Whatever the terminology the new format is making waves in the music industry. Ticketmaster itself recently started using auctions for the most desired seats at concerts and other events.
“We’re a tipping point for the entire ticketing market,” says Pate. “If this proves successful and is positive for the fans, who knows where it can go? Will it work at a ten-thousand seat venue? It sounds crazy, but it might.”
Hard to say, but I sure wouldn’t want to find out that the guy sitting next to me paid half or less than I did.
Get It For a Song
Budding songwriters, and other aspiring auteurs of music have several chances to immerse themselves in the business of song-crafting over long weekends this month. First it’s the Durango Songwriters Expo, which comes east for the third consecutive year, at the Santa Ynez Valley Marriott in Buellton June 1-3. The daytime workshops encompass several genres and formats, and various aspects of the business, and then there’s showcases each night (some slots are still open) where you can share your output and basically audition for the movers and shakers of the music world.
This year’s guests include Michelle Branch; Dan Wilson, lead singer and songwriter of Semisonic (“Closing Time”); Tony Scalzo of Fastball (“The Way”) and perennial Expo-ites Al Anderson (the former NRBQ guitarist who is now a thriving Nashville songwriter); and Barry DeVorzon, Montecito’s songsmith (“Nadia’s Tune”) who is also in demand in Nashville.
It all culminates on Saturday night with a blow-out acoustic concert that’s open to the public and features most of the name-act talent in attendance. Details are online at www.durango-songwriters-expo.com.
Two weeks later, former Santa Barbara singer-songwriter Penny Nichols returns to the area for her annual western excursion with partner David Roth and frequent collaborator Sloan Wainwright (yes, of that Wainwright family; Loudon is her brother, Rufus her nephew).
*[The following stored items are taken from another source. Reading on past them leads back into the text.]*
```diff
@@ -473,7 +543,8 @@
 
 int gemm_tn_bf16x3(const float* A, const float* B, const float* bias, float* D, float* Dpre, int64_t M, int64_t N, int64_t K, int64_t G,
                    int64_t lda, int64_t ldb, int64_t ldd, int64_t strideA, int64_t strideB, int64_t strideD,
-                   int64_t strideBias, int act, int reduce_g, int transb, int single, int force_bn, void* bsplit, cudaStream_t stream) {
+                   int64_t strideBias, int act, int reduce_g, int transb, int single, int force_bn, int pair_mode, void* bsplit,
+                   cudaStream_t stream) {
     if (!bsplit || (reinterpret_cast<uintptr_t>(bsplit) & 15)) return RORL_ERR_WORKSPACE;
     if (K % 8) return RORL_ERR_ALIGN;
     const int64_t GB = strideB ? G : 1;
@@ -490,13 +561,14 @@
         split_bf16_kernel<<<(unsigned)nb, 256, 0, stream>>>(B, bhi, blo, (int)N, (int)K, ldb, strideB, total4);
     }
     CUtensorMap mapA, mapBhi, mapBlo;
+    const bool pair = pair_mode > 0 || (pair_mode == 0 && N >= 128 && K >= 128);
     const bool wide = N > 128 && force_bn != 128;
     const int bn = wide ? 256 : 128;
     int rc = make_map(&mapA, A, M, K, lda, strideA ? G : 1, strideA, kBfBM, kBfBK);
     if (rc) return rc;
-    rc = make_map_bf16(&mapBhi, bhi, N, K, GB, bn);
+    rc = make_map_bf16(&mapBhi, bhi, N, K, GB, pair ? bn / 2 : bn);
     if (rc) return rc;
-    rc = make_map_bf16(&mapBlo, blo, N, K, GB, bn);
+    rc = make_map_bf16(&mapBlo, blo, N, K, GB, pair ? bn / 2 : bn);
     if (rc) return rc;
     BfParams p;
     p.D = D; p.Dpre = Dpre; p.bias = bias; p.M = (int)M; p.N = (int)N; p.K = (int)K; p.G = (int)G;
@@ -504,6 +576,13 @@
     p.a_batched = strideA != 0; p.b_batched = strideB != 0; p.act = act & 3; p.accum = (act & 4) != 0; p.reduce_g = reduce_g != 0; p.single = single != 0;
     p.splits = 1; p.strideSplit = 0;
     const int sms = bf_sms();
+    if (pair) {
+        const long long ptiles = ((M + 2 * kBfBM - 1) / (2 * kBfBM)) * ((N + bn - 1) / bn) * (reduce_g ? 1 : G);
+        if (wide && p.accum) return launch_pair<256, true>(mapA, mapBhi, mapBlo, p, ptiles, stream);
+        if (p.accum) return launch_pair<128, true>(mapA, mapBhi, mapBlo, p, ptiles, stream);
+        if (wide) return launch_pair<256, false>(mapA, mapBhi, mapBlo, p, ptiles, stream);
+        return launch_pair<128, false>(mapA, mapBhi, mapBlo, p, ptiles, stream);
+    }
     const long long tiles = ((M + kBfBM - 1) / kBfBM) * ((N + bn - 1) / bn) * (reduce_g ? 1 : G);
     const int grid = (int)(tiles < sms ? tiles : sms);
     if (wide && p.accum)
diff --git a/recurrent-offpolicy-rl_b200/csrc/tc.cuh b/recurrent-offpolicy-rl_b200/csrc/tc.cuh
--- a/recurrent-offpolicy-rl_b200/csrc/tc.cuh
+++ b/recurrent-offpolicy-rl_b200/csrc/tc.cuh
@@ -71,6 +71,48 @@
         : "r"(taddr));
 }
 __device__ __forceinline__ void tmem_ld_wait() { asm volatile("tcgen05.wait::ld.sync.aligned;" ::: "memory"); }
+
+__device__ __forceinline__ uint32_t cluster_ctarank() {
+    uint32_t r;
+    asm volatile("mov.u32 %0, %%cluster_ctarank;" : "=r"(r));
+    return r;
+}
+__device__ __forceinline__ uint32_t cluster_id_x() {
+    uint32_t r;
+    asm volatile("mov.u32 %0, %%clusterid.x;" : "=r"(r));
+    return r;
+}
+__device__ __forceinline__ uint32_t nclusters_x() {
+    uint32_t r;
+    asm volatile("mov.u32 %0, %%nclusterid.x;" : "=r"(r));
+    return r;
+}
+__device__ __forceinline__ uint32_t mapa_shared(uint32_t addr, uint32_t rank) {
+    uint32_t r;
+    asm volatile("mapa.shared::cluster.u32 %0, %1, %2;" : "=r"(r) : "r"(addr), "r"(rank));
+    return r;
+}
+__device__ __forceinline__ void mbar_arrive_cluster(uint32_t cluster_addr) {
+    asm volatile("mbarrier.arrive.shared::cluster.b64 _, [%0];" ::"r"(cluster_addr) : "memory");
+}
+__device__ __forceinline__ void cluster_sync() {
+    asm volatile("barrier.cluster.arrive.release;\n\tbarrier.cluster.wait.acquire;" ::: "memory");
+}
+__device__ __forceinline__ void tma_load_3d_pair(uint32_t dst, const CUtensorMap* map, uint32_t bar, int c0, int c1, int c2) {
+    asm volatile(
+        "cp.async.bulk.tensor.3d.cta_group::2.shared::cluster.global.mbarrier::complete_tx::bytes [%0], [%1, {%3, %4, %5}], [%2];"
+        ::"r"(dst), "l"(map), "r"(bar), "r"(c0), "r"(c1), "r"(c2) : "memory");
+}
+__device__ __forceinline__ void umma_bf16_pair(uint32_t tmem_d, uint64_t adesc, uint64_t bdesc, uint32_t idesc, uint32_t accum) {
+    asm volatile(
+        "{\n\t.reg .pred p;\n\tsetp.ne.b32 p, %4, 0;\n\t"
+        "tcgen05.mma.cta_group::2.kind::f16 [%0], %1, %2, %3, p;\n\t}"
+        ::"r"(tmem_d), "l"(adesc), "l"(bdesc), "r"(idesc), "r"(accum) : "memory");
+}
+__device__ __forceinline__ void umma_commit_pair(uint32_t bar) {
+    asm volatile("tcgen05.commit.cta_group::2.mbarrier::arrive::one.shared::cluster.multicast::cluster.b64 [%0], %1;"
+                 ::"r"(bar), "h"((uint16_t)3) : "memory");
+}
 __device__ __forceinline__ void fence_async_smem() { asm volatile("fence.proxy.async.shared::cta;" ::: "memory"); }
 
 typedef CUresult (*EncodeTiledFn)(CUtensorMap*, CUtensorMapDataType, cuuint32_t, void*, const cuuint64_t*, const cuuint64_t*,
```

In conjunction with the trio’s appearance at the Song Tree Concert series on June 17, Nichols – who has performed and recorded with Jimmy Buffett and Arlo Guthrie – will conduct a harmony-singing workshop in the afternoon. For details and tickets call Tom at 403-2369.
The following week, Nichols conducts her annual Summersongs West Music Camp at Arroyo Grande, a weeklong retreat for songwriters featuring classes in songwriting, guitar, singing, harmony, stage craft, concerts and song circles. Roth, Wainwright, Mary McCaslin, Wendy Waldman and Montecito’s own Kenny Edwards are among the instructors. Details online at www.summersongs.com. Or call 845-246-0223.